In trigonometry, vector components can be linked to angles. If a vector has magnitude $|\mathbf{v}|$ and makes an angle $\theta$ with the positive $x$-axis, then its components can be written as

$$\mathbf{v}=\begin{pmatrix}|\mathbf{v}|\cos\theta\\|\mathbf{v}|\sin\theta\end{pmatrix}$$

in two dimensions. This shows how vectors and trigonometry work together to describe direction precisely.

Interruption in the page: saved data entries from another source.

# VGLoic/kzg-poly-commit-exploration

Hardware: AMD Instinct MI355X
Metric: g1_msm_commitments_per_sec_degree_2^20 (higher is better)
Workload: dtype i32 digits (Fp: 13 signed radix-2^30 digits, Montgomery 2^390; Fr: 8 x u32, Montgomery 2^256)

## Files before the change

kzg_poly_commit_exploration_amd/csrc/api.hip:

```cpp
#include <hip/hip_runtime.h>
#include <sys/random.h>

#include <algorithm>
#include <atomic>
#include <cerrno>
#include <chrono>
#include <condition_variable>
#include <cstdio>
#include <cstdlib>
#include <cstring>
#include <deque>
#include <functional>
#include <mutex>
#include <new>
#include <string>
#include <thread>
#include <vector>

#include "../../include/kzg_mi355x.h"
#include "engine.h"
#include "host_field.hpp"
#include "host_fr.hpp"
#include "fr30_host.hpp"
#include "host_pairing.hpp"
// ... 91 lines not shown
        DevBuf& b = buf[i];
        int rc = KZG_OK;
        if (!bytes && !b.p) {
            rc = b.reserve(ctx, 256);
            b.cap = 0;
        } else {
            rc = b.reserve(ctx, bytes);
        }
        *out = b.p;
        return rc;
    }
};

struct SlotQueue {
    hipStream_t stream = nullptr;
    hipStream_t end = nullptr;
    hipEvent_t ev[8] = {};
    hipEvent_t done = nullptr;
    hipEvent_t sorted_ev = nullptr, accum_ev = nullptr;
    hipEvent_t cmb_ev[2] = {};
    hipEvent_t cells_ev = nullptr;
    hipEvent_t upload_ev = nullptr;
    SlotQueue() = default;
    SlotQueue(const SlotQueue&) = delete;
    SlotQueue& operator=(const SlotQueue&) = delete;
    ~SlotQueue() {
        for (hipEvent_t e : {ev[0], ev[1], ev[2], ev[3], ev[4], ev[5], ev[6], ev[7], cmb_ev[0], cmb_ev[1], cells_ev, upload_ev, done, sorted_ev, accum_ev})
            if (e) hipEventDestroy(e);
    }
};

struct Slot : SlotQueue {
    DevBuf cnt, offs, block_sums, pairs, sorted, buckets;
    DevBuf part_a, part_b;
    DevBuf pair_scratch;
    DevBuf heavy_ws;
    DevBuf arena;
    PinnedBuf fin{PinnedBuf::Mapped};
    DevBuf stage;
    DevBuf q;
    DevBuf chunk, block;
    PinnedBuf small{PinnedBuf::Mapped};
    PinnedBuf bsmall{PinnedBuf::Mapped};
    std::vector<uint32_t> open_ys;
    PinnedBuf roots{PinnedBuf::Staged};
    PinnedBuf pvals{PinnedBuf::Mapped};
    DevBuf pblock;
    std::vector<uint32_t> pts_ys;
    size_t pts_nq = 0;
    PinnedBuf ctab{PinnedBuf::Staged};
    PinnedBuf cvals{PinnedBuf::Mapped};
    DevBuf cpart, cin;
    size_t cmb_t = 0;
    float combine_ms = 0;
    PinnedBuf stab{PinnedBuf::Staged}, ssel{PinnedBuf::Staged};
    PinnedBuf svals{PinnedBuf::Mapped};
    DevBuf sg;
    std::vector<uint32_t> sets_vmap;
    DevBuf lag_part;
    DevBuf gp_in, gp_z, gp_part;
    PinnedBuf gp_flags{PinnedBuf::Mapped};
    DevBuf cpoly, cagg;
    SlotKind kind = SLOT_IDLE;
    size_t job_n = 0;
    uint32_t job_batch = 1;
    uint32_t open_y[8] = {};
// ... 60 lines not shown
        if (_e != hipSuccess) {                                                                     \
            (ctx)->last_error = std::string(#expr) + ": " + hipGetErrorString(_e);                  \
            return KZG_ERR_HIP;                                                                     \
        }                                                                                           \
    } while (0)

int hip_fail(kzg_ctx* ctx, const char* what, hipError_t e) {
    ctx->last_error = std::string(what) + ": " + hipGetErrorString(e);
    return KZG_ERR_HIP;
}

struct TmpStream {
    hipStream_t s = nullptr;
    ~TmpStream() { if (s) hipStreamDestroy(s); }
};

int sync_unlocked(kzg_ctx* ctx, std::unique_lock<std::mutex>& lk, hipStream_t st, const char* what) {
    lk.unlock();
    const hipError_t e = hipStreamSynchronize(st);
    lk.lock();
    return e == hipSuccess ? KZG_OK : hip_fail(ctx, what, e);
}
constexpr const char* kCopyCoeffs = "hipMemcpyAsync (coefficients)";
int copy_unlocked(kzg_ctx* ctx, std::unique_lock<std::mutex>& lk, hipStream_t st, void* dst, const void* src, size_t bytes,
                  hipMemcpyKind kind, const char* what) {
    if (!bytes) return KZG_OK;
    lk.unlock();
    const hipError_t e = hipMemcpyAsync(dst, src, bytes, kind, st);
    lk.lock();
    return e == hipSuccess ? KZG_OK : hip_fail(ctx, what, e);
}

void free_slot_msm(Slot& s) {
    for (DevBuf* b : {&s.cnt, &s.offs, &s.block_sums, &s.pairs, &s.sorted, &s.buckets, &s.part_a, &s.part_b, &s.pair_scratch,
                      &s.heavy_ws, &s.arena})
        b->reset();
    s.fin.reset();
}

int create_stream(kzg_ctx* ctx, hipStream_t* out, bool high) {
    int least = 0, greatest = 0;
    HIP_TRY(ctx, hipDeviceGetStreamPriorityRange(&least, &greatest));
    const char* v = std::getenv("KZG_STREAM_PRIORITIES");
    const bool prio = !(v && v[0] == '0');
    HIP_TRY(ctx, hipStreamCreateWithPriority(out, hipStreamNonBlocking, prio ? (high ? greatest : least) : 0));
    return KZG_OK;
}

int ensure_slot_basics(kzg_ctx* ctx, Slot& s) {
    if (s.stream) return KZG_OK;
    if (!ctx->front_stream) {
        int rc = create_stream(ctx, &ctx->front_stream, false);
        if (rc) return rc;
    }
    if (!ctx->upload_stream) HIP_TRY(ctx, hipStreamCreateWithFlags(&ctx->upload_stream, hipStreamNonBlocking));
    for (auto& e : s.ev)
        if (!e) HIP_TRY(ctx, hipEventCreate(&e));
    if (!s.upload_ev) HIP_TRY(ctx, hipEventCreateWithFlags(&s.upload_ev, hipEventDisableTiming));
    s.stream = s.end = ctx->front_stream;
    if (!s.done) HIP_TRY(ctx, hipEventCreateWithFlags(&s.done, hipEventDisableTiming));
    return s.small.reserve(ctx, 64 * 4);
}

int upload_unlocked(kzg_ctx* ctx, std::unique_lock<std::mutex>& lk, Slot& s, void* dst, const void* src, size_t bytes) {
    if (!bytes) return KZG_OK;
    int rc = copy_unlocked(ctx, lk, ctx->upload_stream, dst, src, bytes, hipMemcpyHostToDevice, kCopyCoeffs);
    if (rc) return rc;
// ... 60 lines not shown
            ctx->last_error = "injected allocation failure (KZG_TEST_FAIL_SLOT_ALLOC)";
            return KZG_ERR_HIP;
        }
    }
    if (!ctx->heavy_stream) {
        int rc = create_stream(ctx, &ctx->heavy_stream, true);
        if (rc) return rc;
    }
    if (!ctx->tail_stream) {
        int rc = create_stream(ctx, &ctx->tail_stream, false);
        if (rc) return rc;
    }
    const MsmConfig cfg = ctx->cfg;
    if (ctx->max_batch > sort_max_batch(cfg)) ctx->max_batch = sort_max_batch(cfg);
    const size_t B = ctx->max_batch;
    const size_t pairs = (size_t)cfg.max_digits * ctx->n * B;
    for (int i = 0; i < kNumSlots; i++) {
        Slot& s = ctx->slots[i];
        {
            int rcb = ensure_slot_basics(ctx, s);
            if (rcb) return rcb;
        }
        if (!s.sorted_ev) {
            HIP_TRY(ctx, hipEventCreateWithFlags(&s.sorted_ev, hipEventDisableTiming));
            HIP_TRY(ctx, hipEventCreateWithFlags(&s.accum_ev, hipEventDisableTiming));
        }
        free_slot_msm(s);
        int rc = s.cnt.reserve(ctx, (size_t)sort_count_entries((uint32_t)B, cfg) * 4 + 64);
        if (rc == KZG_OK) rc = s.offs.reserve(ctx, ((size_t)cfg.nb * B + 1) * 4);
        if (rc == KZG_OK) rc = s.block_sums.reserve(ctx, (size_t)sort_workspace_words() * 4);
        if (rc) return rc;
        HIP_TRY(ctx, hipMemset(s.block_sums.p, 0, (size_t)sort_workspace_zero_words() * 4));
        rc = s.pairs.reserve(ctx, (pairs ? pairs : 1) * 8);
        if (rc == KZG_OK) rc = s.sorted.reserve(ctx, (pairs ? pairs : 1) * 4);
        if (rc == KZG_OK) rc = s.buckets.reserve(ctx, (size_t)cfg.nb * B * kXyzzBytes);
        if (rc == KZG_OK) rc = s.part_a.reserve(ctx, (size_t)kMaxAccumLanes * kXyzzBytes);
        if (rc == KZG_OK) rc = s.part_b.reserve(ctx, (size_t)kMaxAccumLanes * kXyzzBytes);
        if (rc == KZG_OK) rc = s.pair_scratch.reserve(ctx, accumulate_pair_scratch_bytes(pairs));
        if (rc == KZG_OK) rc = s.heavy_ws.reserve(ctx, heavy_workspace_bytes());
        if (rc == KZG_OK) rc = s.arena.reserve(ctx, ctx->arena_records * B * kXyzzBytes);
        if (rc == KZG_OK) rc = s.fin.reserve(ctx, ctx->final_records * B * kXyzzBytes);
        if (rc) return rc;
        s.kind = SLOT_IDLE;
    }
    ctx->slots_ready = true;
    return KZG_OK;
}

int build_tables(kzg_ctx* ctx, hipStream_t st, void* d_xyzz_tmp, void* d_prefix) {
    const size_t n = ctx->n;
    for (uint32_t j = 1; j < ctx->cfg.W; j++) {
        char* prev = (char*)ctx->table.p + (size_t)(j - 1) * n * kAffineBytes;
        char* next = (char*)ctx->table.p + (size_t)j * n * kAffineBytes;
        launch_table_window(st, prev, (uint32_t)n, ctx->cfg.level_bits, d_xyzz_tmp, d_prefix, next);
    }
    HIP_TRY(ctx, hipGetLastError());
    HIP_TRY(ctx, hipStreamSynchronize(st));
    return KZG_OK;
}

int drain_all(kzg_ctx* ctx) {
    for (hipStream_t st : {ctx->upload_stream, ctx->front_stream, ctx->heavy_stream, ctx->tail_stream})
        if (st) HIP_TRY(ctx, hipStreamSynchronize(st));
    return KZG_OK;
}

// ... 10 lines not shown
    ctx->srs_gen++;
    ctx->n = 0;
    return KZG_OK;
}
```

Worked Example: A Journey on a Grid

Suppose a student walks from point $P(2,1)$ to point $Q(8,6)$ on a coordinate grid. The position vectors are

$$\overrightarrow{OP}=\begin{pmatrix}2\\1\end{pmatrix}, \qquad \overrightarrow{OQ}=\begin{pmatrix}8\\6\end{pmatrix}.$$

The displacement vector is

$$\overrightarrow{PQ}=\begin{pmatrix}8\\6\end{pmatrix}-\begin{pmatrix}2\\1\end{pmatrix}=\begin{pmatrix}6\\5\end{pmatrix}.$$

The magnitude of this displacement is

$$|\overrightarrow{PQ}|=\sqrt{6^2+5^2}=\sqrt{61}.$$

So the student’s movement from $P$ to $Q$ is described by a vector with components $6$ and $5$, and the straight-line distance is $\sqrt{61}$ units. This is a classic example of how vectors simplify movement problems. 📍

Conclusion

Position vectors tell you where points are relative to the origin, and displacement vectors tell you how to move from one point to another. The key formula is

$$\overrightarrow{AB}=\mathbf{b}-\mathbf{a}.$$

Once you understand this, many other topics become easier, including lines, planes, and proofs in coordinate geometry. students, this lesson gives you a foundation for more advanced vector reasoning in IB Mathematics: Analysis and Approaches HL. The main idea is simple but powerful: vectors are a precise language for location and movement.

Study Notes

A vector has both magnitude and direction.
A position vector gives the location of a point relative to the origin.
If $P=(x,y)$, then $$\overrightarrow{OP}=\begin{pmatrix}x\y\end{pmatrix}.$$
If $P=(x,y,z)$, then $$\overrightarrow{OP}=\begin{pmatrix}x\y\z\end{pmatrix}.$$
The displacement from $A$ to $B$ is $$\overrightarrow{AB}=\mathbf{b}-\mathbf{a}.$$
The reverse displacement is $$\overrightarrow{BA}=-\overrightarrow{AB}.$$
The magnitude of $\begin{pmatrix}x\y\end{pmatrix}$ is $$\sqrt{x^2+y^2}.$$
The magnitude of $\begin{pmatrix}x\y\z\end{pmatrix}$ is $$\sqrt{x^2+y^2+z^2}.$$
Vectors help describe lines using $$\mathbf{r}=\mathbf{a}+\lambda\mathbf{d}.$$
Vectors connect coordinate geometry and trigonometry through direction, distance, and angle.